Your time in the market is more important than timing the markets. The more disciplined you are in your approach to investments, the more the benefits of compounding. It is suggested to have a clear period for the goals that you have started investing in. If saving for your retirement is your long-term goal, then you need a higher ratio of growth assets because even if there’s a market downturn, you will have plenty of years for your investments to recover. However, if you’re planning to purchase your first home in the next few years (short-term) or approaching retirement within a couple of years, you need a higher proportion of fixed income and cash assets. These assets will deliver a lower return but will have less volatility, protecting your portfolio from falling as much in value even if there’s a market downturn. 

Past Performance of the KiwiSaver Fund

Many people commit the error of choosing funds based on past performance. Past performance does not guarantee that the said fund will be able to maintain its track record and perform in the future. One should look at how the fund manager has performed over market cycles. Consistency is the key to managing volatility. A fund manager who can be steady in market distress and capture the market uptrend should be the ideal choice.  The investing world is split into two separate camps: the active world and the passive world. Passive investing is when a fund manager invests in a market index rather than picking individual stocks. Research consistently shows that very few investors outperform the market over the medium term, particularly after taking into account fees, so passive investing is becoming the norm rather than the exception

Fund Fees

Every fund manager has costs to incur. These costs are, to a certain extent, passed on to the investors in the said schemes. KiwiSaver schemes generally charge a management fee. Some of the funds may even charge a membership fee as well. 

Management fees can vary between funds depending on the complexity of each fund. Some funds will charge a membership fee to recover some of the costs of administering the accounts and backend operations. The membership fee is a fixed amount and is at the discretion of the fund to be charged monthly. 

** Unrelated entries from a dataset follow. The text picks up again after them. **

template <int BN_, int STAGES_, int CTA_GROUP_, bool ACC_F32_, int CLUSTER_M_ = 1, int CLUSTER_N_ = 1, int M_REP_ = 1, bool BF16_ = false,
          bool E4M3_ = false>
struct Config {
  static constexpr int BN = BN_;
  static constexpr int CTA_GROUP = CTA_GROUP_;
  static constexpr bool ACC_F32 = ACC_F32_;
  static constexpr bool BF16 = BF16_;
  static_assert(!BF16_ || ACC_F32_, "bf16 operands accumulate in fp32");
  static constexpr bool E4M3 = E4M3_;
  static_assert(!E4M3_ || ACC_F32_, "e4m3 operands accumulate in fp32");
  static constexpr int OP_BYTES = E4M3_ ? 1 : 2;
  static constexpr int BLOCK_K = kBlockKBytes / OP_BYTES;
  static constexpr int CLUSTER_M = CLUSTER_M_;
  static constexpr int CLUSTER_N = CLUSTER_N_;
  static constexpr int MCAST_CTAS = CLUSTER_M * CLUSTER_N;
  static constexpr int MCAST_M = CTA_GROUP * CLUSTER_M;
  static constexpr int CLUSTER_CTAS = MCAST_M * CLUSTER_N;
  static constexpr int M_REP = M_REP_;
  static constexpr int CTA_M = kBlockM * M_REP;
  static constexpr int TILE_M = CTA_M * CTA_GROUP;
  static constexpr int A_BOX_ROWS = CTA_M / CLUSTER_N;
  static constexpr int B_BOX_ROWS = BN / MCAST_M;
  static constexpr int A_STAGE_BYTES = CTA_M * kBlockK * 2;
  static constexpr int B_STAGE_BYTES = BN * kBlockK * 2;
  static constexpr int STAGE_BYTES = A_STAGE_BYTES + B_STAGE_BYTES;
  static constexpr int EPI_N = BN < 64 ? BN : 64;
  static constexpr int EPI_CHUNKS = BN / EPI_N;
  static constexpr int EPI_ROWS = 16;
  static constexpr int NUM_THREADS = kNumThreads;
  static constexpr bool STREAM_K = CLUSTER_M_ * CLUSTER_N_ == 1 && BN_ >= 64 && M_REP_ == 1;
  static constexpr bool SPLIT_K = STREAM_K && CTA_GROUP_ == 1;
  static constexpr bool BLOCK_SCALED = false, BATCHED = false, GROUPED = false, ROW_MAJOR_B = false;
  using Cursor = NoBatches;
  static constexpr int EPI_BYTES = 8 * EPI_ROWS * 64 * 2;
  static constexpr int BAR_BYTES = 256;
  static constexpr int MAX_STAGES = (kSmemLimit - 1024 - EPI_BYTES - BAR_BYTES) / STAGE_BYTES;
  static constexpr int STAGES = STAGES_ < MAX_STAGES ? STAGES_ : MAX_STAGES;
  static constexpr int SMEM_BYTES = 1024  + STAGES * STAGE_BYTES + EPI_BYTES + BAR_BYTES;
  static_assert(BN == 32 || BN % 64 == 0, "tile N is 32 or a multiple of 64");
  static_assert(BN >= 32 && BN <= 256, "wgmma N constraints");
  static_assert(M_REP * BN <= 256, "register accumulators: at most 256 columns x 128 rows per consumer warpgroup");
  static_assert(CLUSTER_CTAS <= 8, "portable cluster size");
  static_assert(A_BOX_ROWS % 8 == 0 && B_BOX_ROWS % 8 == 0, "slices must cover whole 8-row swizzle atoms");
  static_assert(M_REP == 1 || M_REP == 2, "one or two 128-row blocks per CTA");
  static_assert(A_BOX_ROWS <= 256 && B_BOX_ROWS <= 256, "TMA box dimension limit");
  static_assert(STAGES >= 2, "the ring needs two stages");
  static_assert(SMEM_BYTES <= kSmemLimit, "exceeds 227 KB of shared memory");
  static_assert(A_STAGE_BYTES % 1024 == 0 && B_STAGE_BYTES % 1024 == 0, "swizzle-128B tiles need 1 KB alignment");
  static_assert(8 * (2 * STAGES + 1) <= BAR_BYTES, "barrier block too small");
};

constexpr int kMaxSplitTiles = 256;

template <class Base>
struct BlockScaled : Base {
  static constexpr bool BLOCK_SCALED = true;
  static_assert(Base::E4M3 && Base::M_REP * Base::BN <= 128, "block scales: e4m3, and room for two accumulator sets");
  static constexpr int SA_WINDOW_BYTES = Base::CTA_M * 4;
  static constexpr int SCALE_STAGE_BYTES = SA_WINDOW_BYTES + 16;
  static constexpr int MAX_STAGES =
      (kSmemLimit - 1024 - Base::EPI_BYTES - Base::BAR_BYTES) / (Base::STAGE_BYTES + SCALE_STAGE_BYTES);
  static constexpr int STAGES = Base::STAGES < MAX_STAGES ? Base::STAGES : MAX_STAGES;
  static constexpr int SMEM_BYTES = Base::SMEM_BYTES + STAGES * SCALE_STAGE_BYTES - (Base::STAGES - STAGES) * Base::STAGE_BYTES;
  static_assert(STAGES >= 2 && SMEM_BYTES <= kSmemLimit, "block-scaled ring does not fit");
};
template <class Cfg>
__host__ __device__ constexpr bool block_scaled() { return Cfg::BLOCK_SCALED; }

template <class Base>
struct Batched : Base {
  static constexpr bool BATCHED = true;
  using Cursor = BatchCursor;
  static_assert(!Base::E4M3, "batched: 16-bit operands, or block-scaled e4m3 (Batched<BlockScaled<...>>)");
};
template <class Base>
struct Batched<BlockScaled<Base>> : BlockScaled<Base> {
  static constexpr bool BATCHED = true;
  using Cursor = BatchCursor;
};
template <class Cfg>
__host__ __device__ constexpr bool batched() { return Cfg::BATCHED; }

template <class Base>
struct Grouped : Base {
  static constexpr bool GROUPED = true;
  using Cursor = GroupCursor;
  static_assert(!Base::E4M3, "grouped: 16-bit operands, or block-scaled e4m3 (Grouped<BlockScaled<...>>)");
};
template <class Base>
struct Grouped<BlockScaled<Base>> : BlockScaled<Base> {
  static constexpr bool GROUPED = true;
  using Cursor = GroupCursor;
  static constexpr int SA_WINDOW_BYTES = Base::CTA_M * 4 + 16;
  static constexpr int SCALE_STAGE_BYTES = SA_WINDOW_BYTES + 16;
  static constexpr int MAX_STAGES =
      (kSmemLimit - 1024 - Base::EPI_BYTES - Base::BAR_BYTES) / (Base::STAGE_BYTES + SCALE_STAGE_BYTES);
  static constexpr int STAGES = Base::STAGES < MAX_STAGES ? Base::STAGES : MAX_STAGES;
  static constexpr int SMEM_BYTES = Base::SMEM_BYTES + STAGES * SCALE_STAGE_BYTES - (Base::STAGES - STAGES) * Base::STAGE_BYTES;
  static_assert(STAGES >= 2 && SMEM_BYTES <= kSmemLimit, "grouped block-scaled ring does not fit");
  static_assert(Base::CTA_M % 4 == 0, "the scale window's shift is the group's");
};
template <class Cfg>
__host__ __device__ constexpr bool grouped() { return Cfg::GROUPED; }

template <class Base>
struct RowMajorB : Base {
  static constexpr bool ROW_MAJOR_B = true;
  static_assert(!Base::E4M3 && !Base::BLOCK_SCALED && !Base::BATCHED && !Base::GROUPED,
                "row-major B: the 2-D 16-bit kernels only");
  static_assert(Base::BN % 64 == 0, "row-major B: whole 64-column atom columns");
  static constexpr int B_ATOMS = Base::BN / 64;
  static constexpr int B_ATOM_BYTES = 64 * kBlockK * 2;
  static constexpr int B_K_ROWS = kBlockK / Base::MCAST_M;
  static_assert(B_K_ROWS % 8 == 0, "K slices of whole 8-row swizzle groups");
  static_assert(B_ATOMS * B_ATOM_BYTES == Base::B_STAGE_BYTES, "the stage holds the same bytes as the K-major one");
};
template <class Cfg>
__host__ __device__ constexpr bool row_major_b() { return Cfg::ROW_MAJOR_B; }

struct Scales { const float* a; const float* b; bool rowwise = false; };

template <class Cfg>
__device__ __forceinline__ float output_scale(const Scales& s) {
  if constexpr (Cfg::E4M3 && !block_scaled<Cfg>()) return s.rowwise ? 1.f : __fmul_rn(*s.a, *s.b);
  else return 1.f;
}

template <class Cfg>
__device__ __forceinline__ void scale_quad(float4& acc, float scale, const Scales& s, int gm, int gn) {
  if constexpr (Cfg::E4M3 && !block_scaled<Cfg>()) {
    if (s.rowwise) {
      const float sa = s.a[gm];
      const float4 sb = *reinterpret_cast<const float4*>(s.b + gn);
      acc.x = __fmul_rn(__fmul_rn(acc.x, sb.x), sa); acc.y = __fmul_rn(__fmul_rn(acc.y, sb.y), sa);
      acc.z = __fmul_rn(__fmul_rn(acc.z, sb.z), sa); acc.w = __fmul_rn(__fmul_rn(acc.w, sb.w), sa);
    } else {
      acc.x = __fmul_rn(acc.x, scale); acc.y = __fmul_rn(acc.y, scale);
      acc.z = __fmul_rn(acc.z, scale); acc.w = __fmul_rn(acc.w, scale);
    }
  }
}

struct RowwiseEpi { float sa_lo, sa_hi; const float* sb; };

__device__ __forceinline__ int frag_row(int lane, int p) { return (lane >> 2) + 8 * (p & 1); }
__device__ __forceinline__ int frag_col(int lane, int p) { return (p >> 1) * 8 + (lane & 3) * 2; }

template <class Cfg, class Reg, int NR>
__device__ __forceinline__ float2 acc_pair(const Reg (&d)[NR], int p) {
  if constexpr (Cfg::ACC_F32) {
    return make_float2(d[2 * p], d[2 * p + 1]);
  } else {
    const uint32_t v = d[p];
    const __half2 h = *reinterpret_cast<const __half2*>(&v);
    return make_float2(__low2float(h), __high2float(h));
  }
}
template <class Cfg, class Reg, int NR>
__device__ __forceinline__ uint32_t acc_packed(const Reg (&d)[NR], int p) {
  if constexpr (Cfg::ACC_F32) return ptx::pack_out_x2_rn<Cfg::BF16>(d[2 * p], d[2 * p + 1]);
  else return d[p];
}

template <class Cfg, class Reg, int NR>
__device__ __forceinline__ void epilogue_store_chunk(const Reg (&d)[NR], int chunk, uint32_t epi_buf, int lane,
                                                     const CUtensorMap* tmap_c, int col0, int row0, int M, int N,
                                                     const RowwiseEpi* rw = nullptr, int batch = 0,
                                                     __half* __restrict__ c_raw = nullptr) {
  using namespace ptx;
  constexpr int EN = Cfg::EPI_N;
  constexpr int PER_CHUNK = EN / 4;
  if (lane == 0) tma_store_wait_read<0>();
  __syncwarp();
  [[maybe_unused]] float2 sb_lane = make_float2(0.f, 0.f);
  [[maybe_unused]] float sbx = 0.f, sby = 0.f;
  if constexpr (Cfg::E4M3) {
    const int n = col0 + 2 * lane;
    if (rw && 2 * lane < EN && n < N) sb_lane = *reinterpret_cast<const float2*>(rw->sb + n);
  }
#pragma unroll
  for (int q = 0; q < PER_CHUNK; ++q) {
    uint32_t off = uint32_t(frag_row(lane, q) * (EN * 2) + frag_col(lane, q) * 2);
    off ^= (EN == 64 ? ((off >> 7) & 7u) : ((off >> 7) & 3u)) << 4;
    if constexpr (Cfg::E4M3) {
      if (rw) {
        if ((q & 1) == 0) {
          const int src = frag_col(lane, q) / 2;
          sbx = __shfl_sync(0xffffffffu, sb_lane.x, src);
          sby = __shfl_sync(0xffffffffu, sb_lane.y, src);
        }
        const float sa = (q & 1) ? rw->sa_hi : rw->sa_lo;
        const float2 v = acc_pair<Cfg>(d, chunk * PER_CHUNK + q);
        st_shared_b32(epi_buf + off, pack_out_x2_rn<Cfg::BF16>(__fmul_rn(__fmul_rn(v.x, sbx), sa),
                                                               __fmul_rn(__fmul_rn(v.y, sby), sa)));
        continue;
      }
    }
    st_shared_b32(epi_buf + off, acc_packed<Cfg>(d, chunk * PER_CHUNK + q));
  }
  fence_proxy_async_smem();
  __syncwarp();
  if constexpr (grouped<Cfg>()) {
    if (row0 + Cfg::EPI_ROWS > M) {
      constexpr int CPR = EN * 2 / 16;
#pragma unroll 1
      for (int i = lane; i < Cfg::EPI_ROWS * CPR; i += 32) {
        const int r = i / CPR, c = i % CPR;
        if (row0 + r < M && col0 + 8 * c < N) {
          uint32_t off = uint32_t(r * (EN * 2) + c * 16);
          off ^= (EN == 64 ? ((off >> 7) & 7u) : ((off >> 7) & 3u)) << 4;
          *reinterpret_cast<uint4*>(c_raw + size_t(row0 + r) * N + col0 + 8 * c) = ld_shared_v4_b32(epi_buf + off);
        }
      }
      return;
    }
  }
  if (lane == 0) {
    if (row0 < M && col0 < N) {
      if constexpr (batched<Cfg>()) tma_store_3d(tmap_c, epi_buf, col0, row0, batch);
      else tma_store_2d(tmap_c, epi_buf, col0, row0);
    }
    tma_store_commit();
  }
}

The management fee is calculated as a percentage of your savings. The management fee is deducted from your investment returns. Some of the Growth Funds will have performance fees in place. If the fund performs above a certain threshold, then a portion of the return is given to the manager as a performance fee.  This can make a significant difference. 

Also, the type of investment portfolio of the fund would affect the fees charged. Funds with a greater allocation to growth investments (such as shares) will have higher management fees than funds with a greater allocation to income investments (such as bonds). This is because shares are generally more expensive to manage and research than bonds / Fixed income opportunities. 

Despite the higher fees associated with funds with greater allocations to growth investments, these funds could be worth investing in as their net returns (after fees) are expected to be higher over the longer term. 

Ultimately, selecting the right KiwiSaver fund requires careful consideration and research. It is important to understand the fund’s investment strategy, fees, and long-term performance history before making a decision. It is also helpful to seek advice from a financial advisor to ensure you make an informed decision that aligns with your investment goals and volatility tolerance.